**What to produce**
Among the entries below, find each line with "byref" and show it.

**Record extracts**
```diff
@@ -257,8 +257,17 @@
     return e
 
 
+def bn_derive(partial, nb, M, rpb, gamma, eps, mean, inv_std, scale, run_mean=None, run_inv_std=None, alpha=0.0):
+    v = BnDerive()
+    v.partial, v.nb, v.rows_per_block, v.M, v.eps = partial.ptr, int(nb), int(rpb), int(M), float(eps)
+    v.gamma, v.alpha, v.run_mean, v.run_inv_std = gamma.ptr, float(alpha), _p(run_mean), _p(run_inv_std)
+    v.mean, v.inv_std, v.scale = mean.ptr, inv_std.ptr, scale.ptr
+    v._keep = (partial, gamma, mean, inv_std, scale, run_mean, run_inv_std)
+    return v
+
+
 def gemm(rt, A, B, Cbuf, M, N, K, a_kc, b_kc, lda, ldb, ldc=0, mapA=None, mapB=None, mapC=None, actA=None, actB=None,
-         bias=None, residual=None, splitk=1, partial=None, tile=(0, 0, 0), epi=None, variant=0, name='gemm', precision=0):
+         bias=None, residual=None, splitk=1, partial=None, tile=(0, 0, 0), epi=None, variant=0, name='gemm', precision=0, derive=None):
     d = GemmDesc()
     d.A, d.lda, d.a_kc = A.ptr, lda, int(a_kc)
     d.mapA = mapA or RowMap.identity()
@@ -279,10 +288,12 @@
         raise ValueError("dpp_gemm: C and residual must be stored alike")
     d.store = _store(A, B, Cbuf, getattr(epi, '_bn_x', None) if epi is not None else None)
     d.precision = int(precision)
+    if derive is not None:
+        d.derive = derive
     meta = dict(kernel='gemm_mfma_bf16' if precision else 'gemm_mfma_f32', flops=2.0 * M * N * K,
                 bytes=_esz(A) * M * K + _esz(B) * K * N + (4.0 * M * N * max(1, splitk) if splitk > 1 else _esz(Cbuf) * M * N) +
                 (_esz(residual) * M * N if residual is not None else 0))
-    return Launch(rt.lib.dpp_gemm, (C.byref(d),), (d, A, B, Cbuf, bias, residual, partial, actA, actB, epi), name, meta)
+    return Launch(rt.lib.dpp_gemm, (C.byref(d),), (d, A, B, Cbuf, bias, residual, partial, actA, actB, epi, derive), name, meta)
 
 
 def gemm_variant_rows(rt, launch):
diff --git a/include/dpp_hip.h b/include/dpp_hip.h
--- a/include/dpp_hip.h
+++ b/include/dpp_hip.h
@@ -14,7 +14,7 @@
 #define DPP_E_BADARG 10001
 #define DPP_E_UNSUPPORTED 10002
 
-#define DPP_ABI_VERSION 24
+#define DPP_ABI_VERSION 25
 int dpp_abi_version(void);
 
 #define DPP_ST_A 1
@@ -48,6 +48,20 @@
     int pad_;
     float* bn_partial;
 } dpp_epilogue;
+
+typedef struct {
+    const float* partial;
+    int nb, rows_per_block, M;
+    float eps;
+    const float* gamma;
+    float alpha;
+    int pad_;
+    float* run_mean;
+    float* run_inv_std;
+    float* mean;
+    float* inv_std;
+    float* scale;
+} dpp_bn_derive;
 
 typedef struct {
     const float* A; int lda; int a_kc; dpp_rowmap mapA; dpp_act actA;
@@ -63,6 +77,8 @@
     dpp_epilogue epi;
     int store;
     int precision;
+    int pad_;
+    dpp_bn_derive derive;
 } dpp_gemm_desc;
 int dpp_gemm(const dpp_gemm_desc* d, dpp_stream_t stream);
 int dpp_gemm_variant_rows(const dpp_gemm_desc* d);
```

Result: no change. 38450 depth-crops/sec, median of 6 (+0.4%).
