__global__ void __launch_bounds__(256) mask_kernel(const uint2 *__restrict__ tiles, const uint64_t *__restrict__ path_off,
                                                   const uint32_t *__restrict__ path_nodes, const uint32_t *__restrict__ hap_species,
                                                   const uint32_t *__restrict__ node_base, const int32_t *__restrict__ hap_bit,
                                                   unsigned long long *__restrict__ mask, const int32_t *__restrict__ sp_p,
                                                   const uint32_t *__restrict__ wide_off ,
                                                   const uint32_t *__restrict__ wide_nw, unsigned long long *__restrict__ maskw,
                                                   const uint64_t *__restrict__ by_node_hap_off ) {
    const uint2 tile = tiles[blockIdx.x];
    if (tile.x == 0xFFFFFFFFu) return;
    const uint32_t h = tile.x;
    const int bit = hap_bit[h];
    if (bit < 0) return;
    const uint32_t sp = hap_species[h];
    const uint32_t nb = node_base[sp];
    const uint64_t q0 = path_off[h] + (uint64_t)tile.y * PATH_TILE, qend = path_off[h + 1];
    if (wide_off && sp_p[sp] > LAD_MAXP) {
        const unsigned long long m = 1ull << (bit & 63);
        const size_t nw = wide_nw[sp];
        unsigned long long *base = maskw + (size_t)wide_off[sp] * LAD_WIDE_NW + (bit >> 6);
        for (uint64_t q = q0 + threadIdx.x; q < q0 + PATH_TILE && q < qend; q += 256) {
            unsigned long long *w = base + (size_t)path_nodes[q] * nw;
// ... 418 lines not shown
    for (uint32_t s_ = 0; s_ < S; ++s_) {
        r.max_vs = std::max<uint64_t>(r.max_vs, db->h_node_off[s_ + 1] - db->h_node_off[s_]);
        max_hs = std::max<uint64_t>(max_hs, db->h_hap_off[s_ + 1] - db->h_hap_off[s_]);
    }
    r.max_haps = (uint32_t)max_hs;
    r.use_nodes = V > SS_MAX_N && r.max_vs <= SSN_MAX_SEG && S <= 65535;
    if (!ctx->cfg.row_sort.empty()) {
        const char *ev = ctx->cfg.row_sort.c_str();
        if (ev[0] == 'r') r.use_nodes = false;
        if (ev[0] == 'n') r.use_nodes = r.max_vs <= SSN_MAX_SEG && S <= 65535 && V > 0;
    }
    r.use_sample = V <= SS_MAX_N;
    r.by_node = use_node_haps(ctx, db);
    r.ratio_by_node = r.by_node && V && !ctx->cfg.ratio_kernel;
    r.wide = max_hs > (uint64_t)LAD_MAXP;
    const bool mask_pass_env = ctx->cfg.mask_pass || ctx->cfg.objective == "nodes";
    r.masks_in_sort = r.use_nodes && r.ratio_by_node && !db->nh_walk_too && !r.wide && !mask_pass_env;
    return r;
}
int row_pack_shift(const RowRoute &rt, uint32_t S, int pmax_bound) {
    const int sp_bits = S > 1 ? bits_for(S - 1) : 0;
    return (!rt.use_sample && sp_bits + pmax_bound <= 64 && !(rt.use_nodes && pmax_bound >= 64)) ? pmax_bound : -1;
}

LadShape lad_shape(const std::string &option, uint32_t n_workgroups, int n_cu, int pmax_bound) {
    if (pmax_bound > 16 || option == "roomy") return LadShape::roomy;
    if (option == "compact") return LadShape::compact;
    return n_workgroups > (uint32_t)std::max(n_cu, 0) ? LadShape::compact : LadShape::roomy;
}
const char *lad_shape_name(LadShape s) { return s == LadShape::compact ? "compact" : "roomy"; }

bool node_pass_fused_eligible(const Ctx *ctx, const Db *db, const pantax_hip_strain_config *cfg, bool readers_clean) {
    if (ctx->cfg.node_pass == "split" || !db->cov.count_pending() || db->V == 0) return false;
    if (cfg->sample_nodes != 0 || ctx->cfg.cov_readers_clean || readers_clean) return false;
    if (long_node_shape(db->L, db->V, ctx->cfg.ncs_prefix_min, ctx->cfg.ncs_no_prefix)) return false;
    return row_route(ctx, db).masks_in_sort;
}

**Output below**
-    return Launch(rt.lib.dpp_gemm, (C.byref(d),), (d, A, B, Cbuf, bias, residual, partial, actA, actB, epi), name, meta)
+    return Launch(rt.lib.dpp_gemm, (C.byref(d),), (d, A, B, Cbuf, bias, residual, partial, actA, actB, epi, derive), name, meta)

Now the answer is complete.